Intendi nel linguaggio familiare? Cioè che in casa si direbbe _"bicchiere [acqua/vino]"_ per dire _"bicchiere [da acqua/vino] / [per l'acqua/il vino]"_, per esempio mentre si apparecchia? Vero! 
Nel mio esempio precedente mi riferivo però a "_bicchiere di acqua/vino_", intendendo con "bicchiere" non l'oggetto, ma l'unità di misura; per questo avevo fatto l'esempio del cameriere che prendeva l'ordinazione per passarla al barman. Con questo specifico significato, non si usa dire "_bicchiere acqua/vino_" a casa.

Ciao, Francis!
No, non si può dire "Via di Giuseppe Verdi"; la denominazione delle strade e delle piazze è priva della preposizione  “di” quando seguita da un nome proprio di persona (“piazza Santa Maria Novella”, non “piazza _di _Santa Maria Novella”; “via Garibaldi”, non “via _di _Garibaldi”, ecc). In latino si usava il genitivo e in italiano è rimasto direttamente il nome senza la preposizione "di" del complemento di specificazione.
Diverso è il caso in cui la denominazione non sia un nome proprio di persona: es. "_Piazza [dei Caduti/ della Resistenza/ dei Mille/ ecc.]_" ("i Mille" è diventato il nome proprio di quel gruppo, ma è un appellativo originato da un nome comune, cioè una cosa diversa dai veri nomi propri di persona degli esempi precedenti).


----------



## francisgranada

kokosz1975 said:


> ... Nella locuzione "temperatura ambiente", "ambiente" è un aggettivo, o è un sostantivo? ...

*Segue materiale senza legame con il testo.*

def _conv_wgrad(ops, dy, x, k, stride, dil, pad, snake, bias_grad=False, raw=False):
    if ops.edge_ok(x.shape[1], dy.shape[1], k, stride, dil, pad) and dy.shape[2] == x.shape[2] and (snake is None or dy.shape[1] <= 2):
        return ops.edge_conv_wgrad(dy, x, k, pad, snake=snake, dy_rowsum=bias_grad, raw=raw)
    if ops.wgrad7_bf16x3_ok(x.shape[1], k, stride, dil):
        return ops.conv_wgrad7_bf16x3(dy, x, dil, pad, snake=snake, dy_rowsum=bias_grad, raw=raw)
    return ops.conv_wgrad(dy, x, k, stride, dil, pad, snake=snake, snake_on=2, lo_rowsum=bias_grad, raw=raw)


def _wn_forward(ops, v, g):
    v = v.contiguous()
    gf = g.contiguous().view(-1)
    w, norm = ops.wn_fold(v, gf)
    return w, (v, gf, norm)


def _wn_backward(ops, slabs, saved, g_shape, bias_partial=None):
    v, gf, norm = saved
    out = ops.wn_grad_splits(slabs, v, gf, norm, bias_partial=bias_partial)
    return (out[0], out[1].view(g_shape)) + tuple(out[2:])


def _conv_fwd(ops, x, w, stride, dil, pad, bias=None, snake=None, res=None, tanh_out=False, dsnake=None, tout=None, cache=None, emit=None):
    cout, cin, k = w.shape
    if (res is None and ops.edge_ok(cin, cout, k, stride, dil, pad) and (tout is None or tout == x.shape[2])
            and (snake is None or cout <= 2) and (dsnake is None or cin <= 2) and (emit is None or cin <= 2)):
        return ops.edge_conv(x, w, pad, bias=bias, snake=snake, tanh_out=tanh_out, dsnake=dsnake, emit=emit)
    if ops.bf16x3_ok(k, stride, dil):
        q = ops.k7q_applicable(cin, k, stride, dil, pad, cout)
        planes = _cached(cache, "pack_fwd_q" if q else "pack_fwd", (w,), lambda: ops.pack_bf16x3(w, stride=stride, q=q))
        sconsts = _cached(cache, "snake", snake, lambda: ops.snake_consts(snake[0], snake[1])) if snake is not None else None
        return ops.conv1d_bf16x3(x, planes, cout, k, stride, dil, pad, tout=tout, bias=bias,
                                 snake=snake, res=res, tanh_out=tanh_out, dsnake=dsnake, sconsts=sconsts, emit=emit)
    return ops.conv1d(x, _cached(cache, "pack_fwd32", (w,), lambda: ops.pack(w, PACK_CONV_FWD)), cout, k, stride, dil, pad, tout=tout,
                      bias=bias, snake=snake, res=res, tanh_out=tanh_out, dsnake=dsnake)


def _convtr_fwd(ops, x, w, stride, pad, bias=None, snake=None, cache=None):
    cin, cout, k = w.shape
    if ops.bf16x3_ok(k, stride, 1, transposed=True):
        planes = _cached(cache, "pack_tr", (w,), lambda: ops.pack_bf16x3(w, mode=2, stride=stride))
        sconsts = _cached(cache, "snake", snake, lambda: ops.snake_consts(snake[0], snake[1])) if snake is not None else None
        return ops.convtr1d_bf16x3(x, planes, cout, k, stride, pad, bias=bias, snake=snake, sconsts=sconsts)
    return ops.convtr1d(x, _cached(cache, "pack_tr32", (w,), lambda: ops.pack(w, PACK_POLYPHASE, stride)), cout, k, stride, pad,
                        bias=bias, snake=snake)


class SnakeConv1dFn(torch.autograd.Function):

    @staticmethod
    def forward(ctx, x, alpha, beta, w, bias, res, stride, dil, pad, tanh_out, ops=None, cache=None, next_snake=None, g=None):
        ops = _ops(ops)
        x = x.contiguous()
        wn = ()
        if g is not None:
            w, wn = _wn_forward(ops, w, g)
        w = w.contiguous()
        cout, cin, k = w.shape
        snake = (alpha.contiguous(), beta.contiguous()) if alpha is not None else None
        emit = None
        if next_snake is not None and not tanh_out:
            tout_ = (x.shape[2] + 2 * pad - dil * (k - 1) - 1) // stride + 1
            if ((ops.emit_ok(cout, k, stride, tout_, next_snake[2]) and ops.bf16x3_ok(k, stride, dil))
                    or (res is None and snake is None and ops.edge_emit_ok(cin, cout, k, stride, dil, pad, next_snake[2]))):
                emit = {"snake": (next_snake[0].detach(), next_snake[1].detach())}
        y = _conv_fwd(ops, x, w, stride, dil, pad, bias=bias, snake=snake,
                      res=res.contiguous() if res is not None else None, tanh_out=tanh_out, cache=cache, emit=emit)
        ctx.ops = ops
        ctx.cfg = (stride, dil, pad, tanh_out, bias is not None, res is not None, alpha is not None)
        ctx.g_shape = g.shape if g is not None else None
        ctx.save_for_backward(x, alpha, beta, w, y if tanh_out else None, *wn)
        return y

    @staticmethod
    def backward(ctx, dy):
        ops = ctx.ops
        stride, dil, pad, tanh_out, has_bias, has_res, has_snake = ctx.cfg
        x, alpha, beta, w, y = ctx.saved_tensors[:5]
        wn = ctx.saved_tensors[5:]
        cout, cin, k = w.shape
        dy = dy.contiguous()
        if tanh_out:
            dy = dy * (1.0 - y * y)
        snake = (alpha, beta) if has_snake else None
        dres = dy if has_res else None
        dw = dbias = dg = None
        if ctx.needs_input_grad[3] or (wn and ctx.needs_input_grad[13]):
            dw = _conv_wgrad(ops, dy, x, k, stride, dil, pad, snake, bias_grad=has_bias, raw=bool(wn))
            if has_bias:
                dw, dbias = dw
            if wn:
                dw, dg, *rest = _wn_backward(ops, dw, wn, ctx.g_shape, bias_partial=dbias)
                if has_bias:
                    dbias = rest[0]
        elif has_bias:
            dbias = ops.rowsum(dy)
        dx = da = db = None
        if has_snake:
            dx, da, db = _conv_dgrad(ops, dy, w, k, stride, dil, pad, cin, x.shape[2], (x, alpha, beta))
        elif ctx.needs_input_grad[0]:
            dx = _conv_dgrad(ops, dy, w, k, stride, dil, pad, cin, x.shape[2], None)
        return dx, da, db, dw, dbias, dres, None, None, None, None, None, None, None, dg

Sono d'accordo con Connie, quindi si tratta chiaramente di un sostantivo. Però ... tanto tempo fà nella scuola (elementare ?) ci hanno insegnato qualcosa che si chiamava "attributo/aggettivo improprio" (se mi ricordo bene il termine). Insomma, nonostante il termine, si trattava soprattutto dei sostantivi (al nominativo) messi dopo un altro sostantivo che infatti sostituivano gli aggettivi non esistenti (o non possibili), p.e. _uomo lupo, soldato eroe, papa Francesco, amico Pietro _ecc... 

Lo so che i miei esempi non rappresentano appunto il caso dell'ommissione della preposizione in italiano, però mi pare che una tale possibilità/soluzione grammaticale sia possibile anche in italiano per lo stesso motivo. Cioè, penso che il denominatore comune (nelle lingue indoeuropee) per tutti questi casi sia la possibilità della giustapposizione di due sostantivi, dove quel secondo ha la funzione di _attributo,_ quindi ha una funzione _aggettivale_.

P.S. Insomma, credo che non si tratti solo di una mera semplificazione "pratica" (omettendo le preposizioni "inutili" dal punto di vista della comprensibilità), invece piuttosto di soluzioni grammaticalmente _a priori_ "date" (possibili).


----------



## dragonseven

Ciao Connie


			
				Connie Eyeland said:
			
		

> "Ambiente" non è aggettivo (sarebbe "ambientale")


Che "ambiente" non è aggettivo ma piuttosto lo è "ambientale", sono d'accordo.
Ma trovo che nella forma "temperatura ambiente", "ambiente" funge da aggettivo perché è la stessa cosa di "temperatura ambientale". Come detto da Francis.
http://www.treccani.it/vocabolario/ambiente_(Sinonimi-e-Contrari)/


----------



## Connie Eyeland

Ciao, Francis.

Quello  di cui parli tu è ciò che in grammatica italiana si chiama  "apposizione", cioè un sostantivo che si aggiunge ad un altro per  determinarlo e attribuirgli una proprietà particolare (vedi significato 3  qui e vedi anche qui e qui).
Nelle apposizioni, come hai già notato, non c'è però omissione delle parole funzionali (es. _Papa Francesco, il dottor Balanzone, la regina Elisabetta, la città di Roma, l'amico Giovanni_, ecc.).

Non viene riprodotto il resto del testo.